Opinião do autor · Todos os posts

E o que mudou no nosso basquetebol feminino?

Amigos do Basquetebol

Ao longo desses anos e de cerca de 730 posts tenho questionado o futuro do basquetebol brasileiro e, especialmente, o basquetebol feminino.

Tudo começou em 9/02/2011 com o post “Como será o amanhã” (http://bit.ly/1PQlk6J) em que eu questionava o nosso futuro em função da falta de um planejamento mais adequado e que nos tornasse efetivamente uma pátria que gostasse do basquetebol e de problemas que surgiam devido à questões relacionadas ao envolvimento de atletas com nossas seleções.

A ele se seguiram mais alguns posts:

“Pegunto novamente: como será o amanhã” – 6/08/2012 (http://bit.ly/1PQlwTy)

“O que acontece com nosso basquetebol feminino?” – 15/11/2012 (http://bit.ly/1TgEvFm)

“Basquete feminino – agora vai?” – 3/04/2013 -(http://bit.ly/1LBdCFQ)

“Basquete feminino – agora vai 2?” – 7/04/2013 – (http://bit.ly/1Nec8H9)

“O basquetebol feminino  e seu futuro” – 17/08/2015 – (http://bit.ly/1R8eYPu)

Em todos eles eu abordava a falta de planejamento, a falta de incentivo principalmente nas categorias de base, a falta de campeonatos fortes, o número reduzido de clubes nos principais campeonatos, e outros fatores que sempre nos deixam com a pulga atrás da orelha quando se trata do basquetebol feminino.

Também sempre apontei que o feminino sobrevive pela ação de verdadeiros abnegados que não deixam a peteca cair.

E depois de tantos posts, tantos lamentos, apontando problemas que são facilmente detectados por qualquer pessoa minimamente envolvida com o basquetebol, agora nos deparamos com uma situação que é bizarra.

Os clubes querem boicotar a seleção por conta do descaso da CBB em relação ao feminino.

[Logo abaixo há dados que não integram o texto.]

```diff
+__device__ __forceinline__ void wd_pe_tile(char* peimg, const float* rays, const float* z, int S, int P, int tile_pt0, int tile_step, bool first,
+                                           int tid, float* xd, const int* live, const char* land, unsigned land_lds) {
+    const int gpt = tile_pt0 + tid;
+    char* row = peimg + tid * WD_PE_PITCH;
+    const int nxt1 = gpt + tile_step < P ? gpt + tile_step : P - 1;
+    const int nxt2 = nxt1 + tile_step < P ? nxt1 + tile_step : P - 1;
+    float x[3], d[3];
+    int idx1;
+    WdPoint f;
+    if (first) {
+        int idx0 = gpt < P ? gpt : P - 1;
+        idx1 = nxt1;
+        if (live) {
+            idx0 = live[idx0];
+            idx1 = live[nxt1];
+        }
+        const float* rr = rays + (long long)(idx0 / S) * 11;
+        f.z = z[idx0];
+#pragma unroll
+        for (int i = 0; i < 3; ++i) {
+            f.o[i] = rr[i];
+            f.dir[i] = rr[3 + i];
+            f.vd[i] = rr[8 + i];
+        }
+        wd_point_xd(f, x, d);
+        asm volatile("" : "+v"(x[0]), "+v"(x[1]), "+v"(x[2]), "+v"(d[0]), "+v"(d[1]), "+v"(d[2]), "+v"(idx1));
+    } else {
+        const u32x4 s0 = *reinterpret_cast<const u32x4*>(row + WD_PT_SLOT), s1 = *reinterpret_cast<const u32x4*>(row + WD_PT_SLOT + 16);
+        const unsigned sx0 = s0[0], sx1 = s0[1], sx2 = s0[2], sd0 = s0[3], sd1 = s1[0], sd2 = s1[1], si = s1[2];
+        x[0] = __uint_as_float(sx0); x[1] = __uint_as_float(sx1); x[2] = __uint_as_float(sx2);
+        d[0] = __uint_as_float(sd0); d[1] = __uint_as_float(sd1); d[2] = __uint_as_float(sd2);
+        idx1 = (int)si;
+    }
+    {
+        const float* rr = rays + (long long)(idx1 / S) * 11;
+        wd_dma_dword(z + idx1, land_lds);
+#pragma unroll
+        for (int i = 0; i < 3; ++i) {
+            wd_dma_dword(rr + i, land_lds + (1 + i) * 256);
+            wd_dma_dword(rr + 3 + i, land_lds + (4 + i) * 256);
+            wd_dma_dword(rr + 8 + i, land_lds + (7 + i) * 256);
+        }
+        if (live) wd_dma_dword(live + nxt2, land_lds + 10 * 256);
+    }
+    __builtin_amdgcn_sched_barrier(0);
+    if (gpt >= P) {
+#pragma unroll
+        for (int i = 0; i < 3; ++i) x[i] = d[i] = 0.f;
+    }
     if (xd != nullptr) {
-        float4* o = reinterpret_cast<float4*>(xd + gpt * 8);
+        float4* o = reinterpret_cast<float4*>(xd + (long long)gpt * 8);
         o[0] = make_float4(x[0], x[1], x[2], 0.f);
         o[1] = make_float4(d[0], d[1], d[2], 0.f);
     }
@@ -346,7 +410,6 @@
 #pragma unroll
         for (int k = 0; k < L_D; ++k) sincos_rev(hd, ld, k, &v[PE_X + 3 + 6 * k + i], &v[PE_X + 3 + 6 * k + 3 + i]);
     }
-    char* row = peimg + tid * WD_PE_PITCH;
 #pragma unroll
     for (int c = 0; c < (PE_X + PE_D) / 8; ++c) {
         u32x4 w;
@@ -358,6 +421,22 @@
         }
         *reinterpret_cast<u32x4*>(row + c * 16) = w;
     }
+    __builtin_amdgcn_sched_barrier(0);
+    wd_wait_vm<0>();
+    const float* lf = reinterpret_cast<const float*>(land) + (tid & 63);
+    f.z = lf[0];
+#pragma unroll
+    for (int i = 0; i < 3; ++i) {
+        f.o[i] = lf[(1 + i) * 64];
+        f.dir[i] = lf[(4 + i) * 64];
+        f.vd[i] = lf[(7 + i) * 64];
+    }
+    const int idx2 = live ? reinterpret_cast<const int*>(lf)[10 * 64] : nxt2;
+    wd_point_xd(f, x, d);
+    const u32x4 n0 = {__float_as_uint(x[0]), __float_as_uint(x[1]), __float_as_uint(x[2]), __float_as_uint(d[0])};
+    const u32x4 n1 = {__float_as_uint(d[1]), __float_as_uint(d[2]), (unsigned)idx2, 0u};
+    *reinterpret_cast<u32x4*>(row + WD_PT_SLOT) = n0;
+    *reinterpret_cast<u32x4*>(row + WD_PT_SLOT + 16) = n1;
 }
 
 __device__ __forceinline__ void wd_bias(f32x16 (&acc)[2][2], const float* b, int h, int nrq) {
@@ -419,6 +498,7 @@
     const int row0 = w * 64;
     WdRt rt;
     rt.tile = stage + w * 8192;
+    const unsigned land_lds = __builtin_amdgcn_readfirstlane(cx.ring_lds + (unsigned)(WD_S * WD_SLOT) + (unsigned)w * 8192u);
     rt.pre_on = false;
     rt.srows = nullptr;
 #pragma unroll
@@ -435,7 +515,8 @@
     for (int tile = blockIdx.x; tile < n_tiles; tile += gridDim.x) {
         const long long pt0 = (long long)tile * WD_MT;
         const long long wpt = pt0 + row0;
-        wd_pe_tile(peimg, A.rays, A.z, A.S, P, pt0, tid, (SPK > 0 && !A.pe_rows) ? A.xd : nullptr, A.live_idx);
+        wd_pe_tile(peimg, A.rays, A.z, A.S, P, tile * WD_MT, (int)gridDim.x * WD_MT, tile == (int)blockIdx.x, tid,
+                   (SPK > 0 && !A.pe_rows) ? A.xd : nullptr, A.live_idx, rt.tile, land_lds);
         if (tile == (int)blockIdx.x) wd_wait_vm<2 * (WD_S - 1)>();
         else wd_wait_vm<2 * (WD_S - 1) + (SPK > 0 ? 17 : 1)>();
         lds_barrier();
```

De um lado os clubes mostrando sua indignação com a falta de respeito dos dirigentes da CBB em relação ao feminino (ex: o não comparecimento  de dirigentes da CBB no lançamento da Liga Feminina que é o que resta de esperança para o reerguimento do nosso basquetebol).

Do outro lado a CBB tentando mostrar que não é bem assim que o feminino é tão prestigiado quanto o masculino.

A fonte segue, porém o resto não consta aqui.